THE DATA Block Start
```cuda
int r_backward(const TTDev& tt, int64_t nnz, const RPlan& pl, const float* d_output, float* const* dcore,
               int32_t optim, float lr, float eps, float* const* state, bool tf32, cudaStream_t stream) {
  const REntry* e = find_r(tt);
  if (!e) return TTG_ENOTSUP;
  int nparts = 0;
  int rc = e->bwd[tf32 ? 1 : 0](tt, nnz, pl, d_output, dcore, &nparts, stream);
  if (rc != TTG_OK) return rc;
  return mma_finalize_parts(tt, pl.d0parts, nparts, nullptr, 0, dcore, optim, lr, eps, state, stream);
}

int r_cores(const TTDev& tt, const RPlan& pl, float* const* dcore, cudaStream_t stream) {
  if (!find_r(tt)) return TTG_ENOTSUP;
  if (tt.q[1] == 5 && tt.q[2] == 5) return r_cores_launch<5, 5>(tt, pl, dcore, stream);
  if (tt.q[1] == 4 && tt.q[2] == 8) return r_cores_launch<4, 8>(tt, pl, dcore, stream);
  return TTG_ENOTSUP;
}

// ... 8 lines not shown
```

Before: 1.509 billion.

## Transpose core2 smem layout, split table kernel into i2 slots, remap core warp roles

The table-precompute kernel now stores core2 in shared memory transposed and padded, so each thread reads its R2 coefficients as float4 vectors instead of strided scalars. It launches two thread slots per image element that split the i2 loop, and sizes the grid split from occupancy rather than a fixed multiplier. Separately, the cores kernel permutes warp-to-role assignment for the MT=5,NTB=5 shape, probably to balance roles across SM sub-partitions. The cost is a more complex scatter on load and a different grid shape that may change tail behaviour.

Result: no change. 1.509 billion, median of 6 (+0.0%).

```diff
diff --git a/falcon-ttdforgnns_b200/csrc/tt_rmma.cu b/falcon-ttdforgnns_b200/csrc/tt_rmma.cu
--- a/falcon-ttdforgnns_b200/csrc/tt_rmma.cu
+++ b/falcon-ttdforgnns_b200/csrc/tt_rmma.cu
@@ -686,6 +686,15 @@
 #define RC_MARK(i)
 #endif
 
+template <int MT, int NTB>
+__device__ __forceinline__ int cores_role(int warp) {
+  if (MT == 5 && NTB == 5) {
+    constexpr unsigned long long kSlots = 0xF9876543E210DCBAull;
+    return (int)((kSlots >> (4 * warp)) & 15);
+  }
+  return warp;
+}
+
 template <int Q1, int Q2>
 __global__ void __launch_bounds__(kCoresThreads, 1)
 rm_cores_kernel(TTDev tt, const float* S1, const int32_t* cnt, float* __restrict__ dcore1, float* __restrict__ parts2,
@@ -704,7 +713,8 @@
   float* c2s = sm;
   float* sbuf = c2s + (size_t)nblk * KB * kC2S;
   __shared__ int32_t cnts[512 + kCoresGB];
-  const int lane = threadIdx.x & 31, warp = threadIdx.x >> 5, g = lane >> 2, t = lane & 3;
+  const int lane = threadIdx.x & 31, g = lane >> 2, t = lane & 3;
+  const int warp = cores_role<MT, NTB>(threadIdx.x >> 5);
   const int ti1 = blockIdx.x, table = ti1 / p1;
   const size_t h0 = (size_t)ti1 * p2;
   RC_MARK(0);
diff --git a/falcon-ttdforgnns_b200/csrc/tt_tc5.cu b/falcon-ttdforgnns_b200/csrc/tt_tc5.cu
--- a/falcon-ttdforgnns_b200/csrc/tt_tc5.cu
+++ b/falcon-ttdforgnns_b200/csrc/tt_tc5.cu
@@ -127,24 +127,29 @@
   return T;
 }
 
+constexpr int kTabSlots = 2;
+template <int Q1, int Q2>
+constexpr int tab_threads() { return RShape<Q1, Q2>::kImg / 4 * kTabSlots; }
+template <int R2>
+constexpr int tab_c2_stride() { return R2 + 4; }
+
 template <int Q1, int Q2, int R2>
-__global__ void __launch_bounds__(128) r_table_kernel(TTDev tt, float* __restrict__ tab, int i2_per_cta, int planes) {
+__global__ void __launch_bounds__(tab_threads<Q1, Q2>()) r_table_kernel(TTDev tt, float* __restrict__ tab, int i2_per_cta,
+                                                                       int planes) {
   using S = RShape<Q1, Q2>;
-  constexpr int C = S::C, R1 = S::R1, NF4 = S::kImg / 4;
+  constexpr int C = S::C, R1 = S::R1, NF4 = S::kImg / 4, NT = tab_threads<Q1, Q2>(), CS = tab_c2_stride<R2>();
+  constexpr int kBatch = 2;
   extern __shared__ __align__(16) float c2s[];
   pdl_trigger();
   const int ti1 = blockIdx.x;
   const int table = ti1 / tt.p[1];
   const int i2_lo = blockIdx.y * i2_per_cta;
   const int i2_n = min(i2_per_cta, tt.p[2] - i2_lo);
-  const int f = threadIdx.x;
+  const int f = threadIdx.x % NF4, slot = threadIdx.x / NF4;
   pdl_wait();
-  const float* core2 = tt.core[2] + ((size_t)table * tt.p[2] + i2_lo) * (R2 * Q2);
-  for (int i = threadIdx.x; i < i2_n * R2 * Q2 / 4; i += 128)
-    reinterpret_cast<float4*>(c2s)[i] = ld_dep_float4(core2 + 4 * i);
   float c1[4][R2];
   const int kc = f / C, c = f % C, j1 = c / Q2, j2 = c % Q2;
-  if (f < NF4) {
+  {
     const float* core1 = tt.core[1] + (size_t)ti1 * (R1 * Q1 * R2);
 #pragma unroll
     for (int kq = 0; kq < 4; ++kq)
@@ -157,17 +162,37 @@
         c1[kq][4 * k4 + 3] = v.w;
       }
   }
+  const float* core2 = tt.core[2] + ((size_t)table * tt.p[2] + i2_lo) * (R2 * Q2);
+  const int n4 = i2_n * R2 * Q2 / 4;
+  for (int b = threadIdx.x; b < n4; b += kBatch * NT) {
+    float4 v[kBatch];
+#pragma unroll
+    for (int u = 0; u < kBatch; ++u)
+      if (b + u * NT < n4) v[u] = ld_dep_float4(core2 + 4 * (b + u * NT));
+#pragma unroll
+    for (int u = 0; u < kBatch; ++u)
+      if (b + u * NT < n4) {
+        const float w[4] = {v[u].x, v[u].y, v[u].z, v[u].w};
+#pragma unroll
+        for (int l = 0; l < 4; ++l) {
+          const int e = 4 * (b + u * NT) + l, i = e / (R2 * Q2), k2 = (e / Q2) % R2;
+          c2s[(i * Q2 + e % Q2) * CS + k2] = w[l];
+        }
+      }
+  }
   __syncthreads();
-  if (f >= NF4) return;
   const size_t h0 = ((size_t)table * tt.p[1] + (ti1 % tt.p[1])) * tt.p[2] + i2_lo;
-  for (int i = 0; i < i2_n; ++i) {
-    const float* c2 = c2s + i * (R2 * Q2) + j2;
+  for (int i = slot; i < i2_n; i += kTabSlots) {
+    const float4* c2 = reinterpret_cast<const float4*>(c2s + (i * Q2 + j2) * CS);
     float v[4] = {0.f, 0.f, 0.f, 0.f};
 #pragma unroll
-    for (int k2 = 0; k2 < R2; ++k2) {
-      const float b = c2[k2 * Q2];
-#pragma unroll
-      for (int kq = 0; kq < 4; ++kq) v[kq] = fmaf(c1[kq][k2], b, v[kq]);
+    for (int k4 = 0; k4 < R2 / 4; ++k4) {
+      const float4 w = c2[k4];
+      const float b[4] = {w.x, w.y, w.z, w.w};
+#pragma unroll
+      for (int l = 0; l < 4; ++l)
+#pragma unroll
+        for (int kq = 0; kq < 4; ++kq) v[kq] = fmaf(c1[kq][4 * k4 + l], b[l], v[kq]);
     }
     float* dst = tab + (h0 + i) * (2 * S::kImg) + 4 * f;
     *reinterpret_cast<float4*>(dst) = make_float4(v[0], v[1], v[2], v[3]);
@@ -1185,18 +1210,26 @@
 template <int Q1, int Q2>
 int r_table_launch(const TTDev& tt, const RPlan& pl, int planes, cudaStream_t stream) {
   constexpr int R2 = 16;
+  constexpr int NT = tab_threads<Q1, Q2>(), kMaxPer = 128;
   const int nb = tt.num_tables * tt.p[1];
-  int split = (int)ceil_div(4 * kNumSMs, nb);
+  auto kern = r_table_kernel<Q1, Q2, R2>;
+  TTG_ENSURE_SMEM(kern, sizeof(float) * kMaxPer * Q2 * tab_c2_stride<R2>());
+  static const int resident = [&] {
+    int n = 0;
+    if (cudaOccupancyMaxActiveBlocksPerMultiprocessor(&n, kern, NT, sizeof(float) * 32 * Q2 * tab_c2_stride<R2>()) !=
+            cudaSuccess || n < 1)
+      n = 1;
+    return n;
+  }();
+  int split = (resident * kNumSMs) / nb;
   if (split < 1) split = 1;
   int per = (int)ceil_div(tt.p[2], split);
-  if (per < 4) per = 4;
-  if (per > 128) per = 128;
+  if (per < 2 * kTabSlots) per = 2 * kTabSlots;
+  if (per > kMaxPer) per = kMaxPer;
   split = (int)ceil_div(tt.p[2], per);
-  const size_t smem = sizeof(float) * (size_t)per * R2 * Q2;
-  auto kern = r_table_kernel<Q1, Q2, R2>;
-  TTG_ENSURE_SMEM(kern, sizeof(float) * 128 * R2 * Q2);
+  const size_t smem = sizeof(float) * (size_t)per * Q2 * tab_c2_stride<R2>();
   prof_begin(K_TABLE, stream);
-  TTG_CUDA(launch_pdl<2>(kern, dim3(nb, split), dim3(128), smem, stream, tt, pl.tab, per, planes));
+  TTG_CUDA(launch_pdl<2>(kern, dim3(nb, split), dim3(NT), smem, stream, tt, pl.tab, per, planes));
   prof_end(K_TABLE, stream);
   TTG_LAUNCH_CHECK();
   return TTG_OK;
```
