__device__ __forceinline__ void mbar_init(uint64_t* bar, uint32_t count) {
  asm volatile("mbarrier.init.shared::cta.b64 [%0], %1;" ::"r"(smem_u32(bar)), "r"(count));
}
__device__ __forceinline__ void fence_mbar_init() {
  asm volatile("fence.mbarrier_init.release.cluster;" ::: "memory");
}
__device__ __forceinline__ void fence_proxy_async_smem() {
  asm volatile("fence.proxy.async.shared::cta;" ::: "memory");
}
__device__ __forceinline__ void mbar_arrive(uint64_t* bar) {
  asm volatile("mbarrier.arrive.shared::cta.b64 _, [%0];" ::"r"(smem_u32(bar)) : "memory");
}
__device__ __forceinline__ void mbar_arrive_expect_tx(uint64_t* bar, uint32_t bytes) {
  asm volatile("mbarrier.arrive.expect_tx.shared::cta.b64 _, [%0], %1;" ::"r"(smem_u32(bar)),
               "r"(bytes)
               : "memory");
}
__device__ __forceinline__ bool mbar_try_wait(uint64_t* bar, uint32_t parity) {
  uint32_t ok;
  asm volatile(
      "{\n\t"
      ".reg .pred P;\n\t"
      "mbarrier.try_wait.parity.shared::cta.b64 P, [%1], %2;\n\t"
      "selp.b32 %0, 1, 0, P;\n\t"
      "}\n"
      : "=r"(ok)
      : "r"(smem_u32(bar)), "r"(parity)
      : "memory");
  return ok != 0;
}
__device__ __forceinline__ void mbar_wait(uint64_t* bar, uint32_t parity) {
  uint32_t spins = 0;
  while (!mbar_try_wait(bar, parity)) {
    if (++spins > HG_SPIN_LIMIT) {
      printf("hg: mbarrier wait timed out (block %d thread %d)\n", (int)blockIdx.x, (int)threadIdx.x);
      __trap();
    }
  }
}

__device__ __forceinline__ void tma_prefetch_desc(const CUtensorMap* m) {
  asm volatile("prefetch.tensormap [%0];" ::"l"(reinterpret_cast<uint64_t>(m)) : "memory");
}
__device__ __forceinline__ void tma_load_3d(void* smem_dst, const CUtensorMap* m, uint64_t* bar,
                                            int32_t c0, int32_t c1, int32_t c2) {
  asm volatile(
      "cp.async.bulk.tensor.3d.shared::cluster.global.mbarrier::complete_tx::bytes"
      " [%0], [%1, {%3, %4, %5}], [%2];"
      :
      : "r"(smem_u32(smem_dst)), "l"(reinterpret_cast<uint64_t>(m)), "r"(smem_u32(bar)), "r"(c0),
        "r"(c1), "r"(c2)
      : "memory");
}

__device__ __forceinline__ void tc_fence_before() {
  asm volatile("tcgen05.fence::before_thread_sync;" ::: "memory");
}
__device__ __forceinline__ void tc_fence_after() {
  asm volatile("tcgen05.fence::after_thread_sync;" ::: "memory");
}
__device__ __forceinline__ void tmem_alloc(uint32_t* smem_result, uint32_t ncols) {
  asm volatile("tcgen05.alloc.cta_group::1.sync.aligned.shared::cta.b32 [%0], %1;" ::"r"(
                   smem_u32(smem_result)),
               "r"(ncols)
               : "memory");
  asm volatile("tcgen05.relinquish_alloc_permit.cta_group::1.sync.aligned;" ::: "memory");
}
__device__ __forceinline__ void tmem_dealloc(uint32_t taddr, uint32_t ncols) {
  asm volatile("tcgen05.dealloc.cta_group::1.sync.aligned.b32 %0, %1;" ::"r"(taddr), "r"(ncols)
               : "memory");
}
__device__ __forceinline__ void umma_bf16_ss_lo(uint32_t d_tmem, uint32_t a_lo, uint32_t b_lo,
                                                uint32_t desc_hi, uint32_t idesc, uint32_t accumulate) {
  asm volatile(
      "{\n\t"
      ".reg .pred p;\n\t"
      ".reg .b64 da, db;\n\t"
      "setp.ne.b32 p, %5, 0;\n\t"
      "mov.b64 da, {%1, %3};\n\t"
      "mov.b64 db, {%2, %3};\n\t"
      "tcgen05.mma.cta_group::1.kind::f16 [%0], da, db, %4, p;\n\t"
      "}\n"
      :
      : "r"(d_tmem), "r"(a_lo), "r"(b_lo), "r"(desc_hi), "r"(idesc), "r"(accumulate)
      : "memory");
}
__device__ __forceinline__ uint32_t cluster_ctarank() {
  uint32_t r;
  asm volatile("mov.u32 %0, %%cluster_ctarank;" : "=r"(r));
  return r;
}
__device__ __forceinline__ void cluster_sync_all() {
  asm volatile("barrier.cluster.arrive.release.aligned;" ::: "memory");
  asm volatile("barrier.cluster.wait.acquire.aligned;" ::: "memory");
}
__device__ __forceinline__ void mbar_arrive_remote(uint64_t* bar, uint32_t cta) {
  asm volatile(
      "{\n\t"
      ".reg .b32 remAddr32;\n\t"
      "mapa.shared::cluster.u32 remAddr32, %0, %1;\n\t"
      "mbarrier.arrive.shared::cluster.b64 _, [remAddr32];\n\t"
      "}\n"
      :
      : "r"(smem_u32(bar)), "r"(cta)
      : "memory");
}
__device__ __forceinline__ void tma_load_3d_2sm(void* smem_dst, const CUtensorMap* m, uint64_t* bar,
                                                int32_t c0, int32_t c1, int32_t c2) {
  asm volatile(
      "cp.async.bulk.tensor.3d.cta_group::2.shared::cluster.global.mbarrier::complete_tx::bytes"
      " [%0], [%1, {%3, %4, %5}], [%2];"
      :
      : "r"(smem_u32(smem_dst)), "l"(reinterpret_cast<uint64_t>(m)), "r"(smem_u32(bar) & 0xFEFFFFFFu),
        "r"(c0), "r"(c1), "r"(c2)
      : "memory");
}
__device__ __forceinline__ void tmem_alloc_2sm(uint32_t* smem_result, uint32_t ncols) {
  asm volatile("tcgen05.alloc.cta_group::2.sync.aligned.shared::cta.b32 [%0], %1;" ::"r"(
                   smem_u32(smem_result)),
               "r"(ncols)
               : "memory");
  asm volatile("tcgen05.relinquish_alloc_permit.cta_group::2.sync.aligned;" ::: "memory");
}
__device__ __forceinline__ void tmem_dealloc_2sm(uint32_t taddr, uint32_t ncols) {
  asm volatile("tcgen05.dealloc.cta_group::2.sync.aligned.b32 %0, %1;" ::"r"(taddr), "r"(ncols)
               : "memory");
}
__device__ __forceinline__ void umma_bf16_ss_lo_2sm(uint32_t d_tmem, uint32_t a_lo, uint32_t b_lo,
                                                    uint32_t desc_hi, uint32_t idesc, uint32_t accumulate) {
  asm volatile(
      "{\n\t"
      ".reg .pred p;\n\t"
      ".reg .b64 da, db;\n\t"
      "setp.ne.b32 p, %5, 0;\n\t"
      "mov.b64 da, {%1, %3};\n\t"
      "mov.b64 db, {%2, %3};\n\t"
      "tcgen05.mma.cta_group::2.kind::f16 [%0], da, db, %4, p;\n\t"
      "}\n"
      :
      : "r"(d_tmem), "r"(a_lo), "r"(b_lo), "r"(desc_hi), "r"(idesc), "r"(accumulate)
      : "memory");
}
__device__ __forceinline__ void umma_commit_2sm(uint64_t* bar) {
  asm volatile(
      "tcgen05.commit.cta_group::2.mbarrier::arrive::one.shared::cluster.multicast::cluster.b64 [%0], %1;"
      :
      : "r"(smem_u32(bar)), "h"(static_cast<uint16_t>(3))
      : "memory");
}
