constexpr int KD_TAB_OFF = OCAP * (int)sizeof(kdw_t);
constexpr int KD_BOX_BYTES = KD_RANGES * 24;
static_assert(KD_RANGES >= OCAP / 17 + 1, "ranges per level");
static_assert(KD_MAILBOX_OFF % 16 == 0 && KD_MAILBOX_OFF >= KD_TAB_OFF + KD_RANGES * KD_TAB_BYTES_PER_RANGE, "kd tables overlap the mailbox");
static_assert(KD_MAILBOX_OFF + (KD_BOX_BYTES > KD_MAILBOX_BYTES ? KD_BOX_BYTES : KD_MAILBOX_BYTES) <= SIM_USER_BYTES, "kd table layout (box table and mailbox share their area)");
OCTA_HD inline void kd_build(const Blk &b, const double *pts, int n, idx_t *out_idx, idx_t *out_rank,
                              float *xy, double zlo, double zhi, long *kdprof = nullptr, const unsigned char *need = nullptr,
                              const bool flag_in_sign = false) {
#if defined(__HIP_DEVICE_COMPILE__) && !defined(OCTA_SIM_PROF_ASSIGN) && !defined(OCTA_SIM_PROF_SAMPLE) && !defined(OCTA_SIM_PROF_SET) && !defined(OCTA_SIM_PROF_MAIL) && !defined(OCTA_SIM_PROF_SEQ) && !defined(OCTA_SIM_PROF_SEQ2)
#define KDP(slot) do { if (kdprof && b.tid == 0) { long _t = (long)wall_clock64(); kdprof[slot] += _t - _kt; _kt = _t; } } while (0)
    long _kt = (long)wall_clock64();
#else
#define KDP(slot) do { } while (0)
#endif
    kdw_t *kv = reinterpret_cast<kdw_t *>(b.user_of<1>());
    idx_t *tab = reinterpret_cast<idx_t *>(b.user_of<1>() + KD_TAB_OFF);
    idx_t *rs = tab, *re = tab + KD_RANGES;
    idx_t *rs2 = tab + 2 * KD_RANGES, *re2 = tab + 3 * KD_RANGES;
    signed char *rd = reinterpret_cast<signed char *>(tab + 4 * KD_RANGES);
    unsigned *bbf = reinterpret_cast<unsigned *>(b.user_of<1>() + KD_MAILBOX_OFF);
#if defined(__HIP_DEVICE_COMPILE__) && !OCTA_SIM_LARGE
    if ((size_t)n * (sizeof(kdw_t) + 8) + 8 <= (size_t)KD_TAB_OFF)
        xy = reinterpret_cast<float *>(b.user_of<1>() + (((size_t)n * sizeof(kdw_t) + 7) & ~(size_t)7));
#endif
    for (int i = b.tid; i < n; i += b.nth) {
        kv[i] = (kdw_t)i;
        const float fx = (float)pts[3 * i];
        xy[2 * i] = (flag_in_sign && need[i]) ? -fx : fx; xy[2 * i + 1] = (float)pts[3 * i + 1];
    }
    if (b.tid == 0) { rs[0] = 0; re[0] = (idx_t)n; }
    const float z_up = f32_round_up(zhi), z_dn = f32_round_down(zlo);
    b.sync();
    int nr = (n > 16) ? 1 : 0;
    while (nr > 0) {
        for (int q = b.tid; q < nr; q += b.nth) {
            for (int k = 0; k < 2; k++) { bbf[6 * q + k] = 0u; bbf[6 * q + 3 + k] = ~0u; }
            bbf[6 * q + 2] = f32_sortable(z_up); bbf[6 * q + 5] = f32_sortable(z_dn);
            rd[q] = 0;
        }
        b.sync();
        {
            const int chunk = ((n + b.nth - 1) / b.nth) | 1;
            const int i0 = b.tid * chunk, i1 = (i0 + chunk < n) ? i0 + chunk : n;
            int q = 0;
            if (i0 < i1) {
                int lo_ = 0, hi_ = nr - 1;
                while (lo_ < hi_) { int mid = (lo_ + hi_ + 1) >> 1; if (rs[mid] <= i0) lo_ = mid; else hi_ = mid - 1; }
                q = lo_;
            }
            bool have = false, hit = false;
            float mx[2] = {0, 0}, mn[2] = {0, 0};
            auto flush = [&](int qq) {
                for (int k = 0; k < 2; k++) {
                    atomic_max_u32(&bbf[6 * qq + k], f32_sortable(nextafterf(mx[k], INFINITY)));
                    atomic_min_u32(&bbf[6 * qq + 3 + k], f32_sortable(nextafterf(mn[k], -INFINITY)));
                }
            };
            constexpr int KB = 8;
            int qw = q, cs = 0, ce = 0, ns = 0x7fffffff;
            if (i0 < i1) { cs = rs[qw]; ce = re[qw]; ns = qw + 1 < nr ? (int)rs[qw + 1] : 0x7fffffff; }
            for (int ib = i0; ib < i1; ib += KB) {
                int eq[KB], eid[KB];
                kdw_t ew[KB];
#pragma unroll
                for (int k = 0; k < KB; k++) ew[k] = kv[ib + k < i1 ? ib + k : i1 - 1];
#pragma unroll
                for (int k = 0; k < KB; k++) {
                    const int i = ib + k;
                    eq[k] = -1; eid[k] = 0;
                    if (i < i1) {
                        while (i >= ns) { qw++; cs = ns; ce = re[qw]; ns = qw + 1 < nr ? (int)rs[qw + 1] : 0x7fffffff; }
                        if (i >= cs && i < ce) { eq[k] = qw; eid[k] = (int)(ew[k] & KD_IDX_MASK); }
                    }
                }
                float ex[KB], ey[KB];
                unsigned char nd[KB];
#pragma unroll
                for (int k = 0; k < KB; k++) {
                    const float sx = xy[2 * eid[k]];
                    ex[k] = flag_in_sign ? fabsf(sx) : sx; ey[k] = xy[2 * eid[k] + 1];
                    nd[k] = flag_in_sign ? (unsigned char)(f32_bits(sx) >> 31) : (need ? need[eid[k]] : (unsigned char)1);
                }
#pragma unroll
                for (int k = 0; k < KB; k++) {
                    if (eq[k] < 0) continue;
                    if (eq[k] != q) {
                        if (have) { flush(q); have = false; }
                        if (hit) { rd[q] = 1; hit = false; }
                        q = eq[k];
                    }
                    if (nd[k]) hit = true;
                    if (!have) { mx[0] = mn[0] = ex[k]; mx[1] = mn[1] = ey[k]; }
// ... 110 lines not shown
                }
            }
        }
        b.sync();
        KDP(2);
#if defined(__HIP_DEVICE_COMPILE__)
        {
            idx_t *mb = reinterpret_cast<idx_t *>(b.user_of<1>() + KD_MAILBOX_OFF);
            const int wv = b.tid >> 6, nw = (b.nth + 63) >> 6;
            for (int q = wv; q < nr; q += nw) {
                int d = rd[q];
                int s = rs[q], e = re[q];
                if (d < 0 || e - s < KD_TEAM_MIN) continue;
                const KdPair kp = {kv, pts, d};
                if (e - s > KD_MASK_MAX) kd_nth_element_wave_long(kp, s, s + (e - s) / 2, e, mb);
                else if (e - s > 4000) kd_nth_element_team<64, 4>(kp, s, s + (e - s) / 2, e, true, mb);
                else kd_nth_element_team<64, 1>(kp, s, s + (e - s) / 2, e, true, mb);
            }
        }
        KDP(3);
        {
            idx_t *mb = reinterpret_cast<idx_t *>(b.user_of<1>() + KD_MAILBOX_OFF);
            const int team = b.tid >> 4, nteam = b.nth >> 4;
            for (int q0 = 0; q0 < nr; q0 += nteam) {
                int q = q0 + team;
                bool live = q < nr;
                int s = 0, e = 0, d = 0;
                if (live) {
                    s = rs[q]; e = re[q]; d = rd[q];
                    live = d >= 0 && e - s < KD_TEAM_MIN;
                }
                const KdPair kp = {kv, pts, d < 0 ? 0 : d};
                kd_nth_element_team<16, 1>(kp, s, s + (e - s) / 2, e, live, mb);
            }
        }
#else
        for (int q = b.tid; q < nr; q += b.nth) {
            int d = rd[q];
            if (d < 0) continue;
            int s = rs[q], e = re[q];
            const KdPair kp = {kv, pts, d};
            kd_nth_element(kp, s, s + (e - s) / 2, e);
        }
#endif
        b.sync();
        KDP(4);
        {
            int base = 0;
            for (int q0 = 0; q0 < nr; q0 += b.nth) {
                const int q = q0 + b.tid;
                int s = 0, e = 0, m = 0, c = 0;
                if (q < nr && rd[q] >= 0) {
                    s = rs[q]; e = re[q]; m = s + (e - s) / 2;
                    c = (m - s > 16 ? 1 : 0) + (e - m > 16 ? 1 : 0);
                }
                int ex;
                const int tot = blk_scan(b, c, &ex);
                int pos = base + ex;
                if (m - s > 16) { if (pos < KD_RANGES) { rs2[pos] = (idx_t)s; re2[pos] = (idx_t)m; } pos++; }
                if (e - m > 16) { if (pos < KD_RANGES) { rs2[pos] = (idx_t)m; re2[pos] = (idx_t)e; } }
                base += tot;
            }
            nr = base < KD_RANGES ? base : KD_RANGES;
        }
        { idx_t *t = rs; rs = rs2; rs2 = t; t = re; re = re2; re2 = t; }
        KDP(5);
    }
    for (int i = b.tid; i < n; i += b.nth) { const idx_t id = (idx_t)(kv[i] & KD_IDX_MASK); out_idx[i] = id; out_rank[id] = (idx_t)i; }
    b.sync();
    KDP(6);
#undef KDP
}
THE DATA Block End
Read the data above and pull out each line that holds the string "false".

OUTPUT BELOW.
                              const bool flag_in_sign = false) {
            bool have = false, hit = false;
                        if (have) { flush(q); have = false; }
                        if (hit) { rd[q] = 1; hit = false; }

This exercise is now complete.